# The Wicker Man (1973)



## Tabitha (Jul 19, 2002)

Another great Horror movie from 1973 (also the year of The Exorcist).



> From IMDB:
> Police Sgt. Howie, of the Scottish mainland, receives an anonymous letter from the offshore community of Summerisle, asking him to investigate the disappearance of a young girl there. He travels to the remote isle and discovers a secretive, tightly knit neo-pagan society. Being a devout (and rather self-righteous) Christian, he is shocked by the islanders' open sexuality and ritualistic devotion to the "old gods." As the mystery of the missing girl unravels, he begins to suspect that she is a victim of human sacrifice. In the film's chilling final sequence, the truth is revealed when Sgt. Howie meets the "wicker man."



http://us.imdb.com/Title?0070917

Greatest British horror movie ever?


----------



## Dave (Jul 19, 2002)

Also on my list to add. To tell you the truth, I have seen it, but I can't remember much about it. 

It is consistently at the top of those lists of best horror films.


----------



## rde (Sep 10, 2002)

I'm not sure whether it _is_  such a classic. Certainly it's a good film and one that everyone should see at least once, but I don't think I'd put it in any sort of top x list.

Interestingly, the director's cut is now available with extra footage (not much). The consensus, though - and I agree - is that the shorter one is the better version.
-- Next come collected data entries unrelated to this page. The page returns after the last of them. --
static int launch_h(const ccsd_plan* pl, int B, const float* rank2, Pass& ps, Workspace& w, void* stream) {
    const PlanD& p = pl->h;
    if (!p.is_cc || p.f_cnum < 2) return CCSD_OK;
    if (ps.h_src == rank2) return CCSD_OK;
    const bool full = use_h_full(pl->rt, B);
    const int nth_ = (p.E + T_BM - 1) / T_BM;
    dim3 g(xcd_grid(B, nth_ * (nth_ + 1) / 2));
    prof_mark(const_cast<ccsd_plan*>(pl), KID_GEMM_H, stream);
#ifndef CCSD_EMU
    if (full && pl->knobs.split_bf16 == 3) hipLaunchKernelGGL((k_gemm_h_full<CCSD_FULL_E, CCSD_FULL_K, 2>), dim3(B), dim3(256), 0, (hipStream_t)stream, rank2, w.H, p.f_hmask);
    else if (full) hipLaunchKernelGGL((k_gemm_h_full<CCSD_FULL_E, CCSD_FULL_K>), dim3(B), dim3(256), 0, (hipStream_t)stream, rank2, w.H, p.f_hmask);
    else
#endif
    {
        (void)full;
#define H_GO(EC_, KC_) CCSD_LAUNCH((k_gemm_h<EC_, KC_>), g, dim3(CCSD_NTHREADS), 0, stream, rank2, w.H, p.E, p.K, p.f_hmask, B)
        GEO_EK(pl->rt.geo, H_GO);
#undef H_GO
    }
    prof_mark(const_cast<ccsd_plan*>(pl), KID_GEMM_H, stream);
    LAUNCH_CHECK();
    for (int j = 2; j < p.f_cnum; ++j) {
        const size_t slab = (size_t)B * p.E * h_ld(p.E);
        const int nt = (p.E + 15) / 16, per = CCSD_NTHREADS >= 64 ? CCSD_NTHREADS / 64 : 1;
        CCSD_LAUNCH(k_gemm_pow, dim3((nt * nt + per - 1) / per, 1, B), dim3(CCSD_NTHREADS), 0, stream,
                    (const float*)(w.H + (size_t)(j - 2) * slab), (const float*)w.H, w.H + (size_t)(j - 1) * slab, p.E);
        LAUNCH_CHECK();
    }
    return CCSD_OK;
}
struct RankEpi;
static int launch_r2(const ccsd_plan* pl, int B, const float* rank2, const float* adj, const float* flags, int want_p,
                     RankEpi& ep, NoiseArgs& na, Pass& ps, Workspace& w, void* stream, const CorrFuse* cf, int merge_draw);
static int launch_p(const ccsd_plan* pl, int B, const float* adj, const float* rank2, Pass& ps, Workspace& w, void* stream, const P0Fuse* fuse = nullptr) {
    const PlanD& p = pl->h;
    const Route& rt = pl->rt;
    if (p.h_L < 1) return CCSD_OK;
    if (p.h_L > 2 && !rt.h_general) {
        RankEpi ep{};
        ep.mode = MODE_SCORE; ep.sscale = 0.f; ep.out = w.net_r;
        NoiseArgs na0{};
        return launch_r2(pl, B, rank2, adj, nullptr, 1, ep, na0, ps, w, stream, nullptr, -1);
    }
    ps.p1_raw = 0;
    const int rows = B * p.E;
    const bool hp_full = fuse && use_hp_full(rt, B, fuse->mode);
#ifndef CCSD_EMU
    if (hp_full) {
        const HodgeLayerD& h = p.hl[0];
        const float* WT = (const float*)pl->wp + h.wcatT;
        prof_mark(const_cast<ccsd_plan*>(pl), KID_GEMM_H, stream);
        if (fuse->mode == 1)
            hipLaunchKernelGGL((k_hp_full<CCSD_FULL_E, CCSD_FULL_K, 1>), dim3(B), dim3(512), HP_FULL_LDS, (hipStream_t)stream, rank2, WT, w.H, w.P0, h.wc, p.f_hmask, *fuse);
        else
            hipLaunchKernelGGL((k_hp_full<CCSD_FULL_E, CCSD_FULL_K, 2>), dim3(B), dim3(512), HP_FULL_LDS, (hipStream_t)stream, rank2, WT, w.H, w.P0, h.wc, p.f_hmask, *fuse);
        prof_mark(const_cast<ccsd_plan*>(pl), KID_GEMM_H, stream);
        LAUNCH_CHECK();
        ps.h_src = fuse->mode == 2 ? fuse->f1 : rank2;
        return CCSD_OK;
    }
#endif
    (void)hp_full;
    {
        const HodgeLayerD& h = p.hl[0];
        dim3 g((h.wc + T_BN - 1) / T_BN, (rows + T_BM - 1) / T_BM, 1);
        prof_mark(const_cast<ccsd_plan*>(pl), KID_GEMM_P, stream);
        P0Fuse pf{};
        if (fuse) pf = *fuse;
#ifndef CCSD_EMU
        if (rt.p0 >= 0)
            hipLaunchKernelGGL(P0_TABLE[rt.p0].fn[pf.mode], dim3((rows + T_BM - 1) / T_BM), dim3(256), 0, (hipStream_t)stream, rank2,
                               (const float*)pl->wp + h.wcatT, w.P0, rows, p.K, (p.K + 31) & ~31, h.wc, pf);
        else
#endif
        {
            const float* src = rank2;
            if (pf.mode) {
                CCSD_LAUNCH(k_p0_fuse_ew, dim3(grid_for(rows, 256)), dim3(CCSD_NTHREADS), 0, stream, rank2, pf, rows, p.K);
                LAUNCH_CHECK();
                if (pf.mode == 2 || pf.mode == 4) src = pf.f1;
            }
            CCSD_LAUNCH(k_gemm_p, g, dim3(CCSD_NTHREADS), 0, stream, src, (const float*)pl->w, w.P0, rows, p.E, p.K, h.wc,
                        h.wcat, 0, h.mval, h.cin, (const float*)nullptr, (const unsigned long long*)w.offbits,
                        (const unsigned char*)pl->edges, (const unsigned long long*)pl->cells, p.K);
        }
        prof_mark(const_cast<ccsd_plan*>(pl), KID_GEMM_P, stream);
        LAUNCH_CHECK();
    }
    if (p.h_L > 1) {
        CCSD_LAUNCH(k_edgecoef, dim3(B), dim3(CCSD_NTHREADS), (size_t)3 * p.N * p.N * 4, stream, adj, w.acoef, p.N, p.E,
                    p.a_cinit, (const unsigned char*)pl->edges);
        LAUNCH_CHECK();
        const HodgeLayerD& h0 = p.hl[0];
        const HodgeLayerD& h = p.hl[1];
        dim3 g((h.wc + T_BN - 1) / T_BN, (rows + T_BM - 1) / T_BM, 1);
        const int nslab = (p.K + T_BK - 1) / T_BK;
        int S = CCSD_P_SPLITS < nslab ? CCSD_P_SPLITS : nslab;
        if ((size_t)S * rows * h.wc > w.psplit_floats) S = 1;
        const int kchunk = ((nslab + S - 1) / S) * T_BK;
        S = (p.K + kchunk - 1) / kchunk;
        g.z = S;
        float* P1 = rt.h_general ? w.hgP[0] : w.P1;
        CCSD_LAUNCH(k_gemm_p, g, dim3(CCSD_NTHREADS), 0, stream, rank2, (const float*)pl->w, S > 1 ? w.psplit : P1, rows, p.E, p.K, h.wc,
                    h.wcat, 1, h0.mval, h0.cin, (const float*)w.acoef, (const unsigned long long*)w.offbits,
                    (const unsigned char*)pl->edges, (const unsigned long long*)pl->cells, kchunk);
        LAUNCH_CHECK();
        if (S > 1) {
            const long long n = (long long)rows * h.wc;
            CCSD_LAUNCH(k_sum_splits, dim3(grid_for(n, 256)), dim3(CCSD_NTHREADS), 0, stream, (const float*)w.psplit, P1, n, S);
            LAUNCH_CHECK();
        }
        if (rt.h_general) {
            const int cw = p.E > 128 ? 32 : 64;
            CCSD_LAUNCH(k_hodge_value, dim3((p.K + cw - 1) / cw, B), dim3(CCSD_NTHREADS), (size_t)p.E * cw * 4, stream, rank2, (const float*)nullptr, 0,
                        (const float*)w.acoef, (const float*)pl->w, h0.mval, h0.cin, w.hgR[0], p.E, p.K, cw,
                        (const unsigned long long*)w.offbits, (const unsigned char*)pl->edges, (const unsigned long long*)pl->cells);
            LAUNCH_CHECK();
        }
    }
    return CCSD_OK;
}
static int launch_lg(const ccsd_plan* pl, int B, XaArgs& xa, NoiseArgs& na, Workspace& w, void* stream);
static int launch_xa(const ccsd_plan* pl, int B, XaArgs& xa, NoiseArgs& na, const Pass& ps, Workspace& w, void* stream, bool set_b = false) {
    const Route& rt = pl->rt;
    if (rt.lg) return launch_lg(pl, B, xa, na, w, stream);
    xa.P0 = set_b ? w.P0b : w.P0; xa.P1 = set_b ? w.P1b : w.P1; xa.U1 = set_b ? w.U1b : w.U1; xa.chan_ws = w.chan;
    xa.p1_raw = ps.p1_raw; xa.dbg = pl->dbg ? pl->dbg + 32 : nullptr;
    xa.stagger_mask = pl->knobs.xa_stagger_mask; xa.stagger_sleep = pl->knobs.xa_stagger_sleep; xa.prio_mode = pl->knobs.xa_prio;
    int xa_threads;
    const XaEntry* inst = xa_launch(rt, B, &xa_threads);
    prof_mark(const_cast<ccsd_plan*>(pl), KID_XA, stream);
    xa.wp = pl->wp; xa.hpairs = pl->hpairs;
    const dim3 xblk(CCSD_NTHREADS == 1 ? 1 : xa_threads);
    const size_t xlds = (size_t)pl->h.xa_lds_floats * 4;
#define XA_LAUNCH(XA_) CCSD_LAUNCH(inst->fn, dim3(B), xblk, xlds, stream, (const PlanD*)pl->d, (const float*)pl->w, (const unsigned char*)pl->edges, XA_, na)
    if (rt.h_general) {
        const PlanD& p = pl->h;
        if (rt.xa_variant != XA_GEN) return set_err(CCSD_ERR_RUNTIME, "general hodge stack needs k_xa<., XA_GEN>");
        xa.pdirect = 1;
        for (int l = 1; l < p.h_L; ++l) xa.Pd[l - 1] = w.hgP[l - 1];
        const int rows = B * p.E;
        for (int l = 2; l < p.h_L; ++l) {
            XaArgs pre = xa;
            pre.hdump_layer = l - 1; pre.hdump = w.hgH; pre.hdump_stride = (int)w.hg_hstride;
            XA_LAUNCH(pre);
            LAUNCH_CHECK();
            const HodgeLayerD& hp = ccsd_hl(p, l - 1);
            const HodgeLayerD& h = ccsd_hl(p, l);
            float* Rl = w.hgR[(l - 1) & 1];
            const int cw = p.E > 128 ? 32 : 64;
            CCSD_LAUNCH(k_hodge_value, dim3((p.K + cw - 1) / cw, B), dim3(CCSD_NTHREADS), (size_t)p.E * cw * 4, stream, (const float*)w.hgR[(l - 2) & 1],
                        (const float*)w.hgH, (int)w.hg_hstride, (const float*)nullptr, (const float*)pl->w, hp.mval, hp.cin, Rl, p.E, p.K, cw,
                        (const unsigned long long*)w.offbits, (const unsigned char*)pl->edges, (const unsigned long long*)pl->cells);
            LAUNCH_CHECK();
            CCSD_LAUNCH(k_gemm_p, dim3((h.wc + T_BN - 1) / T_BN, (rows + T_BM - 1) / T_BM, 1), dim3(CCSD_NTHREADS), 0, stream, (const float*)Rl,
                        (const float*)pl->w, w.hgP[l - 1], rows, p.E, p.K, h.wc, h.wcat, 0, h.mval, h.cin, (const float*)nullptr,
                        (const unsigned long long*)w.offbits, (const unsigned char*)pl->edges, (const unsigned long long*)pl->cells, p.K);
            LAUNCH_CHECK();
        }
    }
    XA_LAUNCH(xa);
#undef XA_LAUNCH
    prof_mark(const_cast<ccsd_plan*>(pl), KID_XA, stream);
    LAUNCH_CHECK();
    return CCSD_OK;
}
static int launch_lg(const ccsd_plan* pl, int B, XaArgs& xa, NoiseArgs& na, Workspace& w, void* stream) {
    const PlanD& p = pl->h;
    if (xa.cf.on) return set_err(CCSD_ERR_RUNTIME, "tiled graph-network route: no fused corrector apply");
    const int N = p.N, F = p.F, NN = N * N, H = p.x_nhid, XF = p.x_fdim;
    const int rt = (N + 15) / 16, gt = (N + CCSD_LG_GT - 1) / CCSD_LG_GT, at = (N + CCSD_LG_AT - 1) / CCSD_LG_AT;
    const dim3 blk(CCSD_NTHREADS);
    auto cdiv = [](int a, int b_) { return (a + b_ - 1) / b_; };
    prof_mark(const_cast<ccsd_plan*>(pl), KID_XA, stream);
    if (xa.do_x) {
        CCSD_LAUNCH(k_lg_dis, dim3(grid_for(N, 256), B), blk, 0, stream, xa.adjX, (long long)NN, 0, 1, N, w.lg_dis);
        CCSD_LAUNCH(k_lg_put, dim3(grid_for((long long)B * N * F, 256)), blk, 0, stream, xa.xX, F, w.lg_xcat, XF, B * N);
        for (int l = 0; l < p.x_depth; ++l) {
            const int fin = l ? H : F;
            const float* src = l ? w.lg_xcat + F + (l - 1) * H : xa.xX;
            CCSD_LAUNCH(k_lg_xw, dim3(grid_for((long long)N * H, 256), B), blk, 0, stream, src, (long long)N * (l ? XF : F), l ? XF : F, fin,
                        (const float*)pl->w + p.x_gw[l], 0, H, 1, N, (const float*)w.lg_dis, w.lg_xY);
            CCSD_LAUNCH(k_lg_gcn, dim3(gt * cdiv(H, CCSD_LG_GT), 1, B), blk, 0, stream, xa.adjX, (long long)NN, 0, (const float*)w.lg_xY,
                        (const float*)w.lg_dis, (const float*)pl->w + p.x_gb[l], 0, H, H, 1, N, w.lg_xcat, (long long)N * XF, 0, XF, F + l * H, 1);
        }
        CCSD_LAUNCH(k_lg_nmlp, dim3(rt, B), blk, lg_nmlp_lds_of(p.x_fin), stream, p.x_fin, (const float*)pl->w,
                    (LgGather{w.lg_xcat, (long long)N * XF, 0, XF, 0, XF}), N, xa.flags, 0, w.lg_xnet);
        LAUNCH_CHECK();
    }
    if (xa.do_a) {
        const long long ss = (long long)p.a_fdim * NN;
        for (int c = 0; c < p.a_cinit; ++c)
            CCSD_LAUNCH(k_lg_pow, dim3(grid_for(NN, 256), B), blk, 0, stream, xa.adjA, w.lg_S, ss, N, c);
        for (int l = 0; l < p.a_L; ++l) {
            const AttnLayerD& L = p.al[l];
            const float* xin = l ? w.lg_x[(l - 1) & 1] : xa.xA;
            const float* wq = pl->wp + L.qkvp;
            const int wcs = L.fin * L.cp + L.cp;
            CCSD_LAUNCH(k_lg_dis, dim3(grid_for((long long)L.cin * N, 256), B), blk, 0, stream, (const float*)w.lg_S, ss, L.ci0, L.cin, N, w.lg_dis);
            CCSD_LAUNCH(k_lg_xw, dim3(grid_for((long long)L.cin * N * L.cp, 256), B), blk, 0, stream, xin, (long long)N * L.fin, L.fin, L.fin,
                        wq, wcs, L.cp, L.cin, N, (const float*)w.lg_dis, w.lg_Y);
            CCSD_LAUNCH(k_lg_gcn, dim3(gt * cdiv(L.cp, CCSD_LG_GT), L.cin, B), blk, 0, stream, (const float*)w.lg_S, ss, L.ci0, (const float*)w.lg_Y,
                        (const float*)w.lg_dis, wq + L.fin * L.cp, wcs, L.cp, L.cp, L.cin, N, w.lg_QKV, (long long)L.cin * N * L.cp, N * L.cp, L.cp, 0, 0);
            CCSD_LAUNCH(k_lg_nmlp, dim3(rt, B), blk, lg_nmlp_lds_of(L.mc), stream, L.mc, (const float*)pl->w,
                        (LgGather{w.lg_QKV, (long long)L.cin * N * L.cp, N * L.cp, L.cp, 2 * L.adim, L.fout}), N, xa.flags, 1, w.lg_x[l & 1]);
            const float inv_scale = (float)sqrt((double)L.fout);
            CCSD_LAUNCH(k_lg_att, dim3(at * at, L.cin, B), blk, 0, stream, (const float*)w.lg_QKV, L.cp, L.adim, L.nchunk, L.dsplit, 1.0f / inv_scale,
                        0.5f / (float)L.nchunk, L.cin, N, w.lg_att);
            CCSD_LAUNCH(k_lg_edge, dim3(w.lg_tiles, B), blk, 0, stream, L.mlp, (const float*)pl->wp, (const float*)w.lg_att, w.lg_S, ss, L.ci0, L.co0,
                        L.cin, N);
            CCSD_LAUNCH(k_lg_sym, dim3(grid_for((long long)L.cout * NN, 256), B), blk, 0, stream, w.lg_S, ss, L.co0, L.cout, N, xa.flags);
            LAUNCH_CHECK();
        }
        CCSD_LAUNCH(k_lg_fin, dim3(w.lg_tiles, B), blk, 0, stream, p.a_fin, (const float*)pl->wp, (const float*)w.lg_S, ss, N, xa.flags, xa.adjA,
                    xa, na, w.lg_part);
        LAUNCH_CHECK();
    }
    CCSD_LAUNCH(k_lg_epi, dim3(B), blk, 0, stream, (const float*)w.lg_xnet, xa.xX, xa.flags, xa, na, (const float*)w.lg_part, w.lg_tiles, N, F);
    prof_mark(const_cast<ccsd_plan*>(pl), KID_XA, stream);
    LAUNCH_CHECK();
    return CCSD_OK;
}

The DVD is available (Region 2) with both versions of the film, and a plethora of extras, including Christopher Lee on a commentary track.


----------



## Dave (Mar 15, 2004)

I've just watched this. I think it's very cleverly done and the acting is good. Christopher Lee has been quoted as saying that it is one of the best things he's done, and Edward Woodward actually has to act (as a Christian Scottish Sergeant), instead of being that same English character he plays in any American TV show he appears in.

I wouldn't say that it was the best British horror movie ever. It has become dated; I think it needs to be seen contemporary to 'Hair', hippy counter-culture, and other 70's things such a 'Rollerball', 'Logan's Run' and 'Zardoz' to be fully appreciated.


----------



## Tabitha (Mar 16, 2004)

> _Originally posted by Dave _
> *
> I wouldn't say that it was the best British horror movie ever. It has become dated; I think it needs to be seen contemporary to 'Hair', hippy counter-culture, and other 70's things such a 'Rollerball', 'Logan's Run' and 'Zardoz' to be fully appreciated. *


To be honest, I don't really think it seemed that dated.  I could imagine that village looking essentially the same today as it did when this was filmed, although I suppose the element of hippy cultishness wouldn't be as relevant today.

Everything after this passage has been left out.